# Help with substrate



## Aramz (Jun 24, 2008)

Hey,

I am setting up a malawi tank for mostly mbuna. I am looking at a white substrate. I like the look of fine white sand. Although i've been told that fine whit esand is not the way to go especially with mbuna. I was told the sand constantly floats around the tank and it always looks a bit cloudy no matter what. I was told to get aragonite that was a bit mroe course. What are your guys thoughts on this issue? Do any of you have active fish like mbuna with a fine white substrate... is your water really cloudy?

Thanks in advance


----------



## Nor Cal Cichlid (Oct 24, 2007)

I have home depot play sand in my tanks its got a mix of really fine sand and almost pebles sized grain. Also its a mix of tan to brown colors i think it looks really natural. Your tank is going to cloud up for a day or so when you first add the sand, but if you wash it well it does settle. I dont know what sand you are talking about and how small the grain is. But i was told by a worker at the chain pet store that the only sand you can keep with cichlids is cichlid sand. Well obviosly not true. Id say as long as its not like powder youd probably be ok. If you have access to the sand try some out in a clear glass with water and see how long it takes to settle, and you could stick your finger in their and try to disturb the sand and see if it clouds the water.


----------



## lotsofish (Feb 28, 2008)

The fine white sand may not stay looking white. It is hard to keep clean because the finer it is, the harder it is to vacuum without taking up the sand. You also can't keep filter intakes very low to the bottom or they will pull up the sand.

There are some sands that are very light colored but not so fine they will be a problem. Carib Sea has a substrate called "Torpedo Beach" with has a small grain and is light colored. This sand isn't too hard to vacuum.
http://www.caribsea.com/pages/products/super_nat.html

Their products are very expensive compared to just buying sand from the hardware store but they specify grain size and characteristics. You also don't have to rinse these sands so much to get rid of dust. Personally, my favorite is "Peace River"--it looks very natural to me.


----------



## Rockydog (Oct 21, 2007)

I use a white sand called White Lightning mixed 50/50 with Caribsea Seaflorâ„¢Special Grade
Reef Sand. It has a texture of 1 to 2 mm and mixed with fine white sand makes a nice substrate.

I have a lot of circulation in my tanks and it does not float around, however with diggers you have to keep your intakes a little higher.

With aragonite you can never wash it clean because the calcium carbonate dissolves but it does settle and with the constant digging of cichlids it always keeps your ph and hardness up.

When you initially set it up it will be cloudy, but over the course of a few days and a couple 50% water changes it will be crystal clear. I only experience a bit of cloudiness when I do my major tank maintenance where I mix up and level all the sand and then vacuum the substrate.

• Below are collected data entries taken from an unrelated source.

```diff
+            float value = normalization * (1 + b + SQRT_PI_INV * tanThetaI * dm_expf_fin(-invErf * invErf)) - sample_x;
+            float derivative = normalization * (1 - invErf * tanThetaI);
+            if (fabsf(value) < 1e-5f) break;
+            if (value > 0) c = b; else a = b;
+            b -= value / derivative;
+        }
+        slope_x = erf_inv(b);
+        slope_y = erf_inv(2.0f * fmaxf(U2, 1e-6f) - 1.0f);
+    }
+    TRC_DEV F3 sample_wh(F3 wo, F2 u) const {
+        const bool flip = wo.z < 0;
+        const F3 wi = flip ? -wo : wo;
+        F3 wiStretched = normalize(f3(ax() * wi.x, ay() * wi.y, wi.z));
+        float slope_x, slope_y;
+        const float st = sin_theta(wiStretched);
+        sample11(cos_theta(wiStretched), st, u.x, u.y, slope_x, slope_y);
+        const Phi ph = phi_of(wiStretched, st);
+        float tmp = ph.c * slope_x - ph.s * slope_y;
+        slope_y = ph.s * slope_x + ph.c * slope_y;
+        slope_x = tmp;
+        slope_x = ax() * slope_x;
+        slope_y = ay() * slope_y;
+        F3 wh = normalize(f3(-slope_x, -slope_y, 1.f));
+        return flip ? -wh : wh;
+    }
+};
+
+TRC_DEV F3 microfacet_finish(const Microfacet& d, bool refl, float R, F3 wo, F3 wh, F3& wi_out, float& pdf_out) {
+    const float etaA = 1.0f, etaB = 1.5f;
+    bool live;
+    bool pdf_live = false;
+    bool f_live = false;
+    F3 wi = wi_out, whA = wh, whB = wh;
+    float eta = 0, fres_cos = 0, fres_eta = 1.5f;
+    if (refl) {
+        live = !(dot(wo, wh) <= 0);
+        if (live) {
+            wi = reflect(wo, wh);
+            if (d.tr) wi_out = wi;
+            live = !(wo.z * wi.z <= 0);
+        }
+        if (live) {
+            pdf_live = true;
+            const float cosThetaO = abs_cos_theta(wo), cosThetaI = abs_cos_theta(wi);
+            F3 sum = wi + wo;
+            f_live = !(cosThetaI == 0 || cosThetaO == 0) && !(sum.x == 0 && sum.y == 0 && sum.z == 0);
+            if (f_live) {
+                whB = normalize(sum);
+                const float d001 = whB.x * 0.0f + whB.y * 0.0f + whB.z * 1.0f;
+                const F3 whf = (d001 < 0.f) ? -whB : whB;
+                fres_cos = dot(wi, whf);
+                fres_eta = 1.5f;
+            }
+        }
+    } else {
+        live = !(dot(wo, wh) < 0);
+        if (live) live = refract(wo, wh, cos_theta(wo) > 0 ? (etaA / etaB) : (etaB / etaA), wi);
+        if (live) {
+            eta = cos_theta(wo) > 0 ? (etaB / etaA) : (etaA / etaB);
+            const bool same_side = wo.z * wi.z > 0;
+            whA = normalize(wo + wi * eta);
+            const bool backfacing = dot(wo, whA) * dot(wi, whA) > 0;
+            pdf_live = !same_side && !backfacing;
+            whB = whA;
+            if (whB.z < 0) whB = -whB;
+            f_live = pdf_live && !(cos_theta(wi) == 0 || cos_theta(wo) == 0);
+            fres_cos = dot(wo, whB);
+            fres_eta = etaA;
+        }
+    }
+    float D_A = 0, D_B = 0, lam_o = 0, lam_i = 0;
+    F3 fres = f3(0);
+    if (pdf_live) {
+        lam_o = d.lambda(wo);
+        D_A = d.D(whA);
+        D_B = D_A;
+        if (refl && f_live) D_B = d.D(whB);
+        if (f_live) {
+            lam_i = d.lambda(wi);
+            if (d.tr) fres = FrCond::eval(fres_cos);
+            else fres = f3(fr_dielectric(fres_cos, fres_eta));
+        }
+    }
+    F3 out = f3(0);
+    if (live) {
+        wi_out = wi;
+        const float G1 = rcp1(1 + lam_o);
+        const float G = rcp1(1 + lam_o + lam_i);
+        if (refl) {
+            const float dwh = dot(wo, wh);
+            const float num = d.tr ? dwh : D_A * G1 * fabsf(dwh), den = d.tr ? cos_theta(wo) : abs_cos_theta(wo);
+            const float q = num / den;
+            const float dist_pdf = d.tr ? D_A * G1 * fabsf(q) : q;
+            pdf_out = dist_pdf / (4 * dot(wo, wh));
+            if (f_live) {
+                const float cosThetaO = abs_cos_theta(wo), cosThetaI = abs_cos_theta(wi);
+                out = f3(R) * D_B * G * fres / (4 * cosThetaI * cosThetaO);
+            }
+        } else {
+            float p = 0;
+            if (pdf_live) {
+                const float sqrtDenom = dot(wo, whA) + eta * dot(wi, whA);
+                const float dwh_dwi = fabsf((eta * eta * dot(wi, whA)) / (sqrtDenom * sqrtDenom));
+                const float dist_pdf = D_A * G1 * fabsf(dot(wo, whA)) / abs_cos_theta(wo);
+                p = dist_pdf * dwh_dwi;
+            }
+            pdf_out = p;
+            if (f_live) {
+                const float cosThetaO = cos_theta(wo), cosThetaI = cos_theta(wi);
+                const float sqrtDenom = dot(wo, whB) + eta * dot(wi, whB);
+                const float factor = 1;
+                out = (f3(1.0f) - fres) * f3(0.98f) *
+                      fabsf(D_B * G * eta * eta * fabsf(dot(wi, whB)) * fabsf(dot(wo, whB)) * factor * factor /
+                            (cosThetaI * cosThetaO * sqrtDenom * sqrtDenom));
+            }
+        }
+    }
+    return out;
+}
+
 typedef MicroRefl<TrowbridgeReitzD<Alpha_01_02>, FrCond> MetalLobe;
 
 constexpr int kMatDiffuse = 0, kMatLambert = 1, kMatPlastic = 3, kMatMetal = 4, kMatGlass = 5, kMatNil = 10;
@@ -546,10 +765,35 @@
     return (tex_type >= 0 && tex_type <= 3) ? albedo : f3(1.0f);
 }
 
-template <bool STATS>
+template <bool STATS, bool STREAM = (TRC_MICROFACET_STREAM != 0)>
 TRC_DEV F3 material_S_F(int type, F3 color, F3 wo, F3& wi, F2 uu, float& pdf, TravCounters& cnt) {
     const bool plastic = type == kMatPlastic, glass = type == kMatGlass;
     F3 out = f3(0);
+    if constexpr (STREAM && !STATS) {
+        const bool metal = type == kMatMetal;
+        if (type == kMatLambert || (plastic && uu.x < 0.5f)) {
+            F2 u2 = uu;
+            if (plastic) u2.x *= 2;
+            const float v = Lambert::S_F(wo, wi, u2, pdf);
+            out = plastic ? color * (f3(0.35f, 0.12f, 0.48f) * v) : color * f3(v);
+        } else if (metal || plastic || glass) {
+            const float ratio = 0.25f;
+            const bool refl = metal || plastic || uu.x < ratio;
+            F2 u2 = uu;
+            if (metal) { }
+            else if (plastic) { u2.x -= 0.5f; u2.x *= 2.0f; }
+            else if (refl) u2.x = uu.x / ratio;
+            else u2.x = (uu.x - ratio) / (1.0f - ratio);
+            const Microfacet d = Microfacet::make_lobe(metal, plastic);
+            F3 lobe = f3(0);
+            if (wo.z != 0) {
+                const F3 wh = d.sample_wh(wo, u2);
+                lobe = microfacet_finish(d, refl, (metal || plastic) ? 1.0f : 0.98f, wo, wh, wi, pdf);
+            }
+            out = plastic ? color * (f3(0.2f) * lobe) : color * lobe;
+        }
+        return out;
+    }
     if (type == kMatMetal) {
         ProfScope<STATS> scope(cnt, kProfMetal);
         out = color * MetalLobe::S_F(1.0f, wo, wi, uu, pdf);
diff --git a/tracer_amd/csrc/trc_hooks.hip b/tracer_amd/csrc/trc_hooks.hip
--- a/tracer_amd/csrc/trc_hooks.hip
+++ b/tracer_amd/csrc/trc_hooks.hip
@@ -43,6 +43,21 @@
         if (!same) { bad++; first_bad = min(first_bad, (unsigned long long)bits); }
     }
     if (bad) { atomicAdd(&out[0], bad); atomicMin(&out[1], first_bad); }
+}
+
+template <bool STREAM>
+__global__ void __launch_bounds__(256) k_material_s_f_test(const uint32_t* type, const float* color, const float* wo, const float* uu,
+                                                           uint32_t n, float pdf_init, float* out) {
+    const uint32_t i = blockIdx.x * 256u + threadIdx.x;
+    if (i >= n) return;
+    F2 u; u.x = uu[2 * i]; u.y = uu[2 * i + 1];
+    F3 wi = f3(0);
+    float pdf = pdf_init;
+    TravCounters none;
+    const F3 f = material_S_F<false, STREAM>((int)type[i], f3(color[3 * i], color[3 * i + 1], color[3 * i + 2]),
+                                             f3(wo[3 * i], wo[3 * i + 1], wo[3 * i + 2]), wi, u, pdf, none);
+    float* o = out + 7 * (size_t)i;
+    o[0] = wi.x; o[1] = wi.y; o[2] = wi.z; o[3] = f.x; o[4] = f.y; o[5] = f.z; o[6] = pdf;
 }
 
 extern "C" {
@@ -128,6 +143,28 @@
     return trc_copy_to_host(ctx, plain, d_plain, n * 12, ctx->stream);
 }
 
+trc_status trc_material_s_f_test(trc_ctx* ctx, uint32_t stream, const uint32_t* type, const float* color, const float* wo, const float* uu,
+                                 size_t n, float pdf_init, float* out) {
+    if (!ctx || stream > 1u || (n && (!type || !color || !wo || !uu || !out))) return TRC_ERR_INVALID_ARG;
+    if (n == 0) return TRC_OK;
+    if (n > 0x7FFFFFFFu / 7u) return trc_fail(ctx, TRC_ERR_INVALID_ARG, "trc_material_s_f_test: too many inputs in one call");
+    HIP_TRY(ctx, hipSetDevice(ctx->device));
+    DevBuf d;
+    TRC_TRY(d.alloc(ctx, n * 16 * sizeof(float), "material S_F test"));
+    float *d_color = d.as<float>(), *d_wo = d_color + 3 * n, *d_uu = d_color + 6 * n, *d_out = d_color + 8 * n;
+    uint32_t* d_type = reinterpret_cast<uint32_t*>(d_color + 15 * n);
+    TRC_TRY(trc_copy_to_device(ctx, d_color, color, n * 12, ctx->stream));
+    TRC_TRY(trc_copy_to_device(ctx, d_wo, wo, n * 12, ctx->stream));
+    TRC_TRY(trc_copy_to_device(ctx, d_uu, uu, n * 8, ctx->stream));
+    TRC_TRY(trc_copy_to_device(ctx, d_type, type, n * 4, ctx->stream));
+    const dim3 grid((unsigned)((n + 255) / 256));
+    if (stream) hipLaunchKernelGGL(k_material_s_f_test<true>, grid, dim3(256), 0, ctx->stream, d_type, d_color, d_wo, d_uu, (uint32_t)n, pdf_init, d_out);
+    else hipLaunchKernelGGL(k_material_s_f_test<false>, grid, dim3(256), 0, ctx->stream, d_type, d_color, d_wo, d_uu, (uint32_t)n, pdf_init, d_out);
+    const hipError_t e = hipGetLastError();
+    if (e != hipSuccess) return trc_fail(ctx, TRC_ERR_HIP, std::string("trc_material_s_f_test: ") + hipGetErrorString(e));
+    return trc_copy_to_host(ctx, out, d_out, n * 28, ctx->stream);
+}
+
 trc_status trc_unary_test(trc_ctx* ctx, uint32_t op, uint32_t first_bits, uint64_t count, uint64_t* n_mismatch, uint32_t* first_mismatch) {
     if (!ctx || !n_mismatch || op > 6u || count > (1ull << 32)) return TRC_ERR_INVALID_ARG;
     HIP_TRY(ctx, hipSetDevice(ctx->device));
diff --git a/tracer_amd/csrc/trc_render_lds.hip b/tracer_amd/csrc/trc_render_lds.hip
--- a/tracer_amd/csrc/trc_render_lds.hip
+++ b/tracer_amd/csrc/trc_render_lds.hip
@@ -3,6 +3,9 @@
 #endif
 #ifndef TRC_FAST_UNARY
 #define TRC_FAST_UNARY 1
+#endif
+#ifndef TRC_MICROFACET_STREAM
+#define TRC_MICROFACET_STREAM 1
 #endif
 #include "trc_render_kernels.hpp"
 
diff --git a/tracer_amd/csrc/trc_render_lds_mis.hip b/tracer_amd/csrc/trc_render_lds_mis.hip
--- a/tracer_amd/csrc/trc_render_lds_mis.hip
+++ b/tracer_amd/csrc/trc_render_lds_mis.hip
@@ -3,6 +3,9 @@
 #endif
 #ifndef TRC_FAST_UNARY
 #define TRC_FAST_UNARY 1
+#endif
+#ifndef TRC_MICROFACET_STREAM
+#define TRC_MICROFACET_STREAM 1
 #endif
 #include "trc_render_kernels.hpp"
 
diff --git a/tracer_amd/device.py b/tracer_amd/device.py
--- a/tracer_amd/device.py
+++ b/tracer_amd/device.py
@@ -134,6 +134,7 @@
         L.trc_mesh_light_test.argtypes = [vp, vp, vp, C.c_size_t, vp, vp]
         L.trc_debug_last_kernel.argtypes = [vp, C.POINTER(abi.KernelChoice)]
         L.trc_debug_last_residency.argtypes = [vp, C.POINTER(abi.Residency)]
+        L.trc_material_s_f_test.argtypes = [vp, u32, vp, vp, vp, vp, C.c_size_t, C.c_float, vp]
         for name in abi.HOOK_SYMBOLS:
             getattr(L, name).restype = i32
     L.trc_has_test_hooks.restype = C.c_int
@@ -584,6 +585,16 @@
         self._check(self._L.trc_debug_last_residency(self._h, C.byref(r)), "trc_debug_last_residency")
         return {name: int(getattr(r, name)) for name, _ in abi.Residency._fields_}
 
+    def material_s_f_test(self, types, color, wo, uu, stream, pdf_init=0.0):
+        types = np.ascontiguousarray(types, dtype=np.uint32)
+        color, wo, uu = (np.ascontiguousarray(a, dtype=np.float32) for a in (color, wo, uu))
+        n = len(types)
+        assert types.ndim == 1 and color.shape == (n, 3) and wo.shape == (n, 3) and uu.shape == (n, 2)
+        out = np.empty((n, 7), np.float32)
+        self._check(self._L.trc_material_s_f_test(self._h, 1 if stream else 0, types.ctypes.data, color.ctypes.data, wo.ctypes.data,
+                                                  uu.ctypes.data, n, float(pdf_init), out.ctypes.data), "trc_material_s_f_test")
+        return out
+
     def div_by_test(self, a, b):
         a = np.ascontiguousarray(a, dtype=np.float32); b = np.ascontiguousarray(b, dtype=np.float32)
         assert a.shape == b.shape and a.ndim == 1
```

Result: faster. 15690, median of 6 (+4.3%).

The sand/aragonite mix gives a nice off white color and texture and really nice to not worry about ph or hardness.


----------



## ArcticCatRider (Jul 13, 2007)

I use All-Purpose sand that I bought at Lowes, but I think HD has it.
It's a good grain size, and it requires very little rinsing, and it's a really light colored sand, but it still looks so natural!!


----------



## gordonrp (Mar 23, 2005)

here is one of my tanks with caribsea aragonite


And here is one of my tanks with just sand from the hardware store.


I much prefer the caribsea stuff, it is expensive but it required a heck of a lot less washing (almost none) compared to the general stuff. I wish I had know about caribsea when i laid the sand in my main tank.

This is a pic of the exact stuff I'm using


http://www.petsmart.com/product/index.j ... Id=2753226


----------



## ArcticCatRider (Jul 13, 2007)

Heres my tank, with the All-Purpose Sand

http://www.cichlid-forum.com/phpBB/view ... p?t=179155


----------